Customs Suit

After working with limited success to address concerns regarding the FY 2006 and FY 2007 distributions of antidumping duties under the CDSOA program, the SSA filed suit at the U.S. Court of International Trade in November 2008. The SSA’s case challenged numerous aspects of U.S. Customs and Border Protection’s (CBP) administration of the CDSOA program. The SSA’s lawsuit also sought to prevent improper distributions for FY 2008. By demanding that CBP comply with the law, the SSA’s litigation sought to increase the distributions to eligible members of the industry by excluding ineligible members, to recapture improper payments, to implement disincentives for abuse and fraud, and to reverse improper legal interpretations that have guided CBP’s disbursements of CDSOA funds.

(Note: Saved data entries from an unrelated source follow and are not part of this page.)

+      if (add.empty()) return;
+      tmp_lanes_.resize(into.size() + add.size());
+      std::merge(into.begin(), into.end(), add.begin(), add.end(), tmp_lanes_.begin());
+      into.swap(tmp_lanes_);
+    };
+    join(finished, late_fin);
+    join(P.res_used, late_fin);
+    join(run_, late_run);
+  }
+  P.occ.swap(run_);
   if (finished.empty()) return true;
+  if (!fill && !fill_lanes(finished, first, ex, lres_)) return false;
   const auto tc = Clock::now();
   if (pf) {
-    uint64_t b = 0;
-    for (uint32_t l : finished) b += P.nb[l - first] + 2ull * 4096 * P.dc[l - first] + tc_bytes_[l];
-    stats_.alg_bytes += b;
+    stats_.alg_bytes += b_exec;
   } else {
     uint32_t lo = finished.front() & ~63u, hi = finished.back() + 1;
     std::vector<uint64_t> nb(hi - lo);
@@ -1579,6 +1762,21 @@
   }
   stats_.bytes_ms += ms_since(tc);
   collect_coverage(finished, lres_, pf && P.pf_cov ? P.cov_hdr : nullptr);
+  {
+    uint32_t last = ~0u;
+    size_t added = 0;
+    for (const std::pair<uint32_t, uint64_t> &E : cov_sorted_) {
+      const uint32_t l = E.first;
+      if (l == last) continue;
+      last = l;
+      if (!plain_[l] || lres_[l].new_coverage.empty()) continue;
+      plain_[l] = 0;
+      fill_lane(l, ex[l - first], lres_[l]);
+      P.res_used.push_back(l);
+      added++;
+    }
+    if (added) std::inplace_merge(P.res_used.begin(), P.res_used.end() - (std::ptrdiff_t)added, P.res_used.end());
+  }
   const auto tr = Clock::now();
   stats_.coverage_ms += std::chrono::duration<double, std::milli>(tr - tc).count();
   target_restore(Target, finished, Slots);
@@ -1586,18 +1784,22 @@
   const auto tout = Clock::now();
   const size_t base = Out.size();
   Out.resize(base + finished.size());
-  for (size_t i = 0; i < finished.size(); i++) {
+  HostPool::Get().For(finished.size(), 2048, [&](size_t i) {
     const uint32_t l = finished[i];
-    Out[base + i] = StreamResult_t{tag_[l], &lres_[l]};
+    if (plain_[l]) {
+      plain_[l] = 0;
+      Out[base + i] = StreamResult_t{tag_[l], nullptr, ex[l - first].icount};
+    } else {
+      Out[base + i] = StreamResult_t{tag_[l], &lres_[l]};
+    }
     busy_[l] = 0;
-  }
-  {
-    std::vector<uint32_t> occ(P.occ.size()), fr(P.free.size() + finished.size());
-    occ.resize(std::set_difference(P.occ.begin(), P.occ.end(), finished.begin(), finished.end(), occ.begin()) -
-               occ.begin());
-    std::merge(P.free.begin(), P.free.end(), finished.begin(), finished.end(), fr.begin());
-    P.occ.swap(occ);
-    P.free.swap(fr);
+  }, finished.size() >= 8192);
+  if (P.free.empty()) {
+    P.free.swap(finished);
+  } else {
+    tmp_lanes_.resize(P.free.size() + finished.size());
+    std::merge(P.free.begin(), P.free.end(), finished.begin(), finished.end(), tmp_lanes_.begin());
+    P.free.swap(tmp_lanes_);
   }
   stats_.out_ms += ms_since(tout);
   stats_.batches++;
diff --git a/wtf_amd/host/gpu_backend.h b/wtf_amd/host/gpu_backend.h
--- a/wtf_amd/host/gpu_backend.h
+++ b/wtf_amd/host/gpu_backend.h
@@ -163,8 +163,13 @@
   bool classify(const std::vector<uint32_t> &pending, uint32_t first, const wtfgpu_exit_t *ex,
                 std::vector<uint8_t> &done, std::vector<LaneResult> *out, std::vector<uint32_t> &hits,
                 const uint64_t *stop_args = nullptr);
+  void name_stop_args(const std::vector<uint32_t> &named, uint32_t first, const wtfgpu_exit_t *ex,
+                      std::vector<uint8_t> &done, std::vector<LaneResult> *out, const uint64_t *stop_args);
   bool fill_results(const std::vector<uint32_t> &lanes, uint32_t first, const wtfgpu_exit_t *ex,
                     const std::vector<uint8_t> &done, std::vector<LaneResult> *out, std::vector<uint32_t> *finished);
+  bool fill_lanes(const std::vector<uint32_t> &fin, uint32_t first, const wtfgpu_exit_t *ex,
+                  std::vector<LaneResult> &out);
+  void fill_lane(uint32_t l, const wtfgpu_exit_t &e, LaneResult &r);
   bool stop_prestopped(const std::vector<uint32_t> &lanes);
   void account_run(const wtfgpu_run_stats_t &rs);
   bool service_hits(const std::vector<uint32_t> &hits, uint32_t first, std::vector<uint8_t> &done, ModuleSlots *slots,
@@ -179,7 +184,23 @@
   std::vector<uint64_t> tag_;
   std::vector<uint64_t> tc_bytes_;
   std::vector<LaneResult> lres_;
-  std::vector<uint8_t> lres_stale_;
+  std::vector<uint8_t> plain_;
+  std::vector<uint8_t> done_;
+  struct HarvestChunk {
+    std::vector<uint32_t> fin, used, run, hits, named;
+    uint64_t bytes = 0;
+  };
+  std::vector<HarvestChunk> hchunks_;
+  std::vector<uint32_t> hits_, named_, late_, fin_, run_, tmp_lanes_;
+  struct RefillChunk {
+    std::vector<uint32_t> call, pre;
+    uint64_t bytes = 0;
+  };
+  std::vector<RefillChunk> rchunks_;
+  std::vector<uint32_t> fresh_, call_, pre_;
+  std::vector<uint32_t> flen_;
+  std::vector<uint64_t> foff_;
+  std::vector<uint8_t> fhas_;
   std::vector<uint32_t> cov_lanes_;
   std::vector<uint64_t> cov_rips_;
   std::vector<uint8_t> cov_want_;
@@ -193,6 +214,7 @@
     uint32_t lo = 0, hi = 0;
     bool launched = false;
     std::vector<uint32_t> occ, free;
+    std::vector<uint32_t> res_used;
     wtfgpu_exit_t *ex = nullptr;
     uint64_t ex_cap = 0;
     uint8_t *pin = nullptr;
diff --git a/wtf_amd/host/runner.cc b/wtf_amd/host/runner.cc
--- a/wtf_amd/host/runner.cc
+++ b/wtf_amd/host/runner.cc
@@ -22,6 +22,13 @@
 namespace {
 
 constexpr size_t kParMutateMin = 8192, kMutateChunk = 2048;
+HostPool &MutatePool() {
+  static HostPool P([] {
+    const char *e = getenv("WTF_MUTATE_THREADS");
+    return e && atoi(e) > 0 ? (unsigned)atoi(e) : host_threads();
+  }());
+  return P;
+}
 uint64_t ThreadCpuNs() {
   timespec t{};
   clock_gettime(CLOCK_THREAD_CPUTIME_ID, &t);
@@ -651,7 +658,7 @@
     Prepare_ = Target_.PrepareInsert;
   if (stream_) {
     Adopt(MakeBatch(Budget(Exec_.Lanes())));
-    return !Ready_.empty();
+    return ReadyCount_ != 0;
   }
   Batch_ = MakeBatch(Budget(Exec_.Lanes()));
   return !Batch_.empty();
@@ -661,7 +668,8 @@
   for (std::unique_ptr<TcArena> &A : B) {
     if (!A || A->Count() == 0) continue;
     A->Live = A->Count();
-    for (size_t i = 0; i < A->Count(); i++) Ready_.push_back(TcRef{A.get(), (uint32_t)i});
+    Ready_.push_back(TcRange{A.get(), 0, (uint32_t)A->Count()});
+    ReadyCount_ += A->Count();
     TcArena *K = A.get();
     Arenas_.emplace(K, std::move(A));
   }
@@ -669,14 +677,14 @@
 
 uint64_t FuzzSession::Budget(uint64_t n) const {
   if (!O_.runs) return n;
-  const uint64_t made = S_.execs + (stream_ ? InFlight_ + Ready_.size() : 0);
+  const uint64_t made = S_.execs + (stream_ ? InFlight_ + ReadyCount_ : 0);
   return made >= O_.runs ? 0 : std::min<uint64_t>(n, O_.runs - made);
 }
 
 bool FuzzSession::Done() const {
   if (!stream_) return Batch_.empty();
   if (O_.seconds > 0 && secs_since(t0_) >= O_.seconds) return true;
-  return Ready_.empty() && InFlight_ == 0 && !Next_.valid() &&
+  return ReadyCount_ == 0 && InFlight_ == 0 && !Next_.valid() &&
          (Budget(1) == 0 || !More(S_.execs) || Corpus_.Size() == 0);
 }
 
@@ -704,11 +712,10 @@
     std::vector<uint64_t> Seeds(Chunks);
     for (uint64_t &S : Seeds) S = Rng_();
     std::vector<std::unique_ptr<TcArena>> Out(Chunks);
-    std::atomic<size_t> NextChunk{0};
     std::atomic<uint64_t> CpuNs{0};
-    auto Work = [&]() {
+    MutatePool().For(Chunks, 1, [&](size_t c) {
       const uint64_t c0 = ThreadCpuNs();
-      for (size_t c; (c = NextChunk.fetch_add(1)) < Chunks;) {
+      {
         std::mt19937_64 R(Seeds[c]);
         Corpus_t View(Corpus_, R);
         std::unique_ptr<Mutator_t> M = Target_.CreateMutator(R, O_.max_len);
@@ -725,15 +732,7 @@
         Out[c] = std::move(A);
       }
       CpuNs += ThreadCpuNs() - c0;
-    };
-    std::vector<std::thread> Pool;
-    static const unsigned MutThreads = [] {
-      const char *e = getenv("WTF_MUTATE_THREADS");
-      return e && atoi(e) > 0 ? (unsigned)atoi(e) : host_threads();
-    }();
-    for (unsigned t = 1; t < MutThreads; t++) Pool.emplace_back(Work);
-    Work();
-    for (std::thread &Th : Pool) Th.join();
+    });
     MutateCpuNs_ += CpuNs.load();
     for (std::unique_ptr<TcArena> &A : Out) Batch.push_back(std::move(A));
     Made += Need;
@@ -803,50 +802,78 @@
 bool FuzzSession::StreamStep(bool Done) {
   if (Done) return true;
   const auto t_step = Clock::now();
-  std::vector<StreamTestcase_t> In;
+  std::vector<StreamTestcase_t> &In = In_;
   const bool open = More(S_.execs);
+  if (!open) In.clear();
   if (open) {
     const uint32_t free = Exec_.FreeLanes();
-    if (Ready_.size() < free && !Next_.valid() && Corpus_.Size()) {
+    if (ReadyCount_ < free && !Next_.valid() && Corpus_.Size()) {
       const auto tm = Clock::now();
-      Adopt(MakeBatch(Budget(free - Ready_.size())));
+      Adopt(MakeBatch(Budget(free - ReadyCount_)));
       S_.make_ms += secs_since(tm) * 1e3;
     }
-    const size_t take = std::min<size_t>(free, Ready_.size());
+    const size_t take = std::min<size_t>(free, ReadyCount_);
     while (FreeSlot_.size() < take) {
       FreeSlot_.push_back(Slot_.size());
       Slot_.emplace_back();
     }
     const size_t base = FreeSlot_.size() - take;
-    std::vector<TcRef> Refs(Ready_.begin(), Ready_.begin() + (std::ptrdiff_t)take);
-    Ready_.erase(Ready_.begin(), Ready_.begin() + (std::ptrdiff_t)take);
+    Taken_.clear();
+    for (size_t got = 0; got < take;) {
+      TcRange &F = Ready_.front();
+      const uint32_t k = (uint32_t)std::min<size_t>(F.E - F.B, take - got);
+      Taken_.push_back({TcRange{F.A, F.B, F.B + k}, got});
+      got += k;
+      F.B += k;
+      if (F.B == F.E) Ready_.pop_front();
+    }
+    ReadyCount_ -= take;
     In.resize(take);
-    HostPool::Get().For(take, 1024, [&](size_t i) {
-      const uint64_t tag = FreeSlot_[base + i];
-      const TcRef R = Refs[i];
-      Slot_[tag] = R;
-      StreamTestcase_t T{R.data(), R.size(), tag};
-      if (R.A->Prep.size() == R.A->Count()) {
-        T.prep = R.prep();
-        T.prep_data = R.prep_data();
-        T.prep_size = R.prep_size();
-      }
-      In[i] = T;
+    constexpr size_t kFill = 1024;
+    HostPool::Get().For((take + kFill - 1) / kFill, 1, [&](size_t c) {
+      const size_t lo = c * kFill, hi = std::min(take, lo + kFill);
+      size_t r = (size_t)(std::upper_bound(Taken_.begin(), Taken_.end(), lo,
+                                           [](size_t v, const std::pair<TcRange, size_t> &T) { return v < T.second; }) -
+                          Taken_.begin()) - 1;
+      for (size_t i = lo; i < hi; r++) {
+        const TcRange &G = Taken_[r].first;
+        TcArena *A = G.A;
+        const bool prep = A->Prep.size() == A->Count();
+        const size_t end = std::min<size_t>(hi, Taken_[r].second + (G.E - G.B));
+        for (; i < end; i++) {
+          const uint64_t tag = FreeSlot_[base + i];
+          const TcRef R{A, G.B + (uint32_t)(i - Taken_[r].second)};
+          Slot_[tag] = R;
+          StreamTestcase_t T{R.data(), R.size(), tag};
+          if (prep) {
+            T.prep = R.prep();
+            T.prep_data = R.prep_data();
+            T.prep_size = R.prep_size();
+          }
+          In[i] = T;
+        }
+      }
     }, take >= 4096);
     FreeSlot_.resize(base);
     InFlight_ += take;
-    const uint64_t want = Budget(Exec_.Lanes() > Ready_.size() ? Exec_.Lanes() - Ready_.size() : 0);
+    const uint64_t want = Budget(Exec_.Lanes() > ReadyCount_ ? Exec_.Lanes() - ReadyCount_ : 0);
     if (want && Corpus_.Size() && !Next_.valid())
       Next_ = std::async(std::launch::async, &FuzzSession::MakeBatch, this, want);
   }
-  std::vector<StreamResult_t> Out;
+  std::vector<StreamResult_t> &Out = Out_;
+  Out.clear();
   const auto tb = Clock::now();
   S_.fill_ms += std::chrono::duration<double, std::milli>(tb - t_step).count();
   size_t Taken = 0;
   const bool ok = Exec_.StreamStep(Target_, In, O_.slice, Out, &Slots_, &Taken);
   S_.run_s += secs_since(tb);
   for (size_t i = In.size(); i-- > Taken;) {
-    Ready_.push_front(Slot_[In[i].tag]);
+    const TcRef R = Slot_[In[i].tag];
+    if (!Ready_.empty() && Ready_.front().A == R.A && Ready_.front().B == R.I + 1)
+      Ready_.front().B = R.I;
+    else
+      Ready_.push_front(TcRange{R.A, R.I, R.I + 1});
+    ReadyCount_++;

On May 15, 2009, the Court issued an opinion dismissing ten of the eleven counts of the SSA’s lawsuit, allowing CBP to continue to distribute collected antidumping duties in a manner that does not provide meaningful assistance to the domestic industry. The Court ruled that:
• CBP has total and unreviewable discretion to refuse to investigate claims that are clearly absurd, improper, obviously erroneous and potentially fraudulent.
• CBP can set aside or “hold back” Byrd funds for shrimp purchasers, including importers that did not support the petition for antidumping relief.
• The law is so broad that Byrd funds could be used to offset costs related to the payment of antidumping duties on imported shrimp!
• CBP is not required to ensure that expenditures used in claims for Byrd funds be related to the production or processing of shrimp. In other words, a shrimp purchaser may not need to demonstrate that the expenditures claimed are, in fact, directly related to the processing of any shrimp.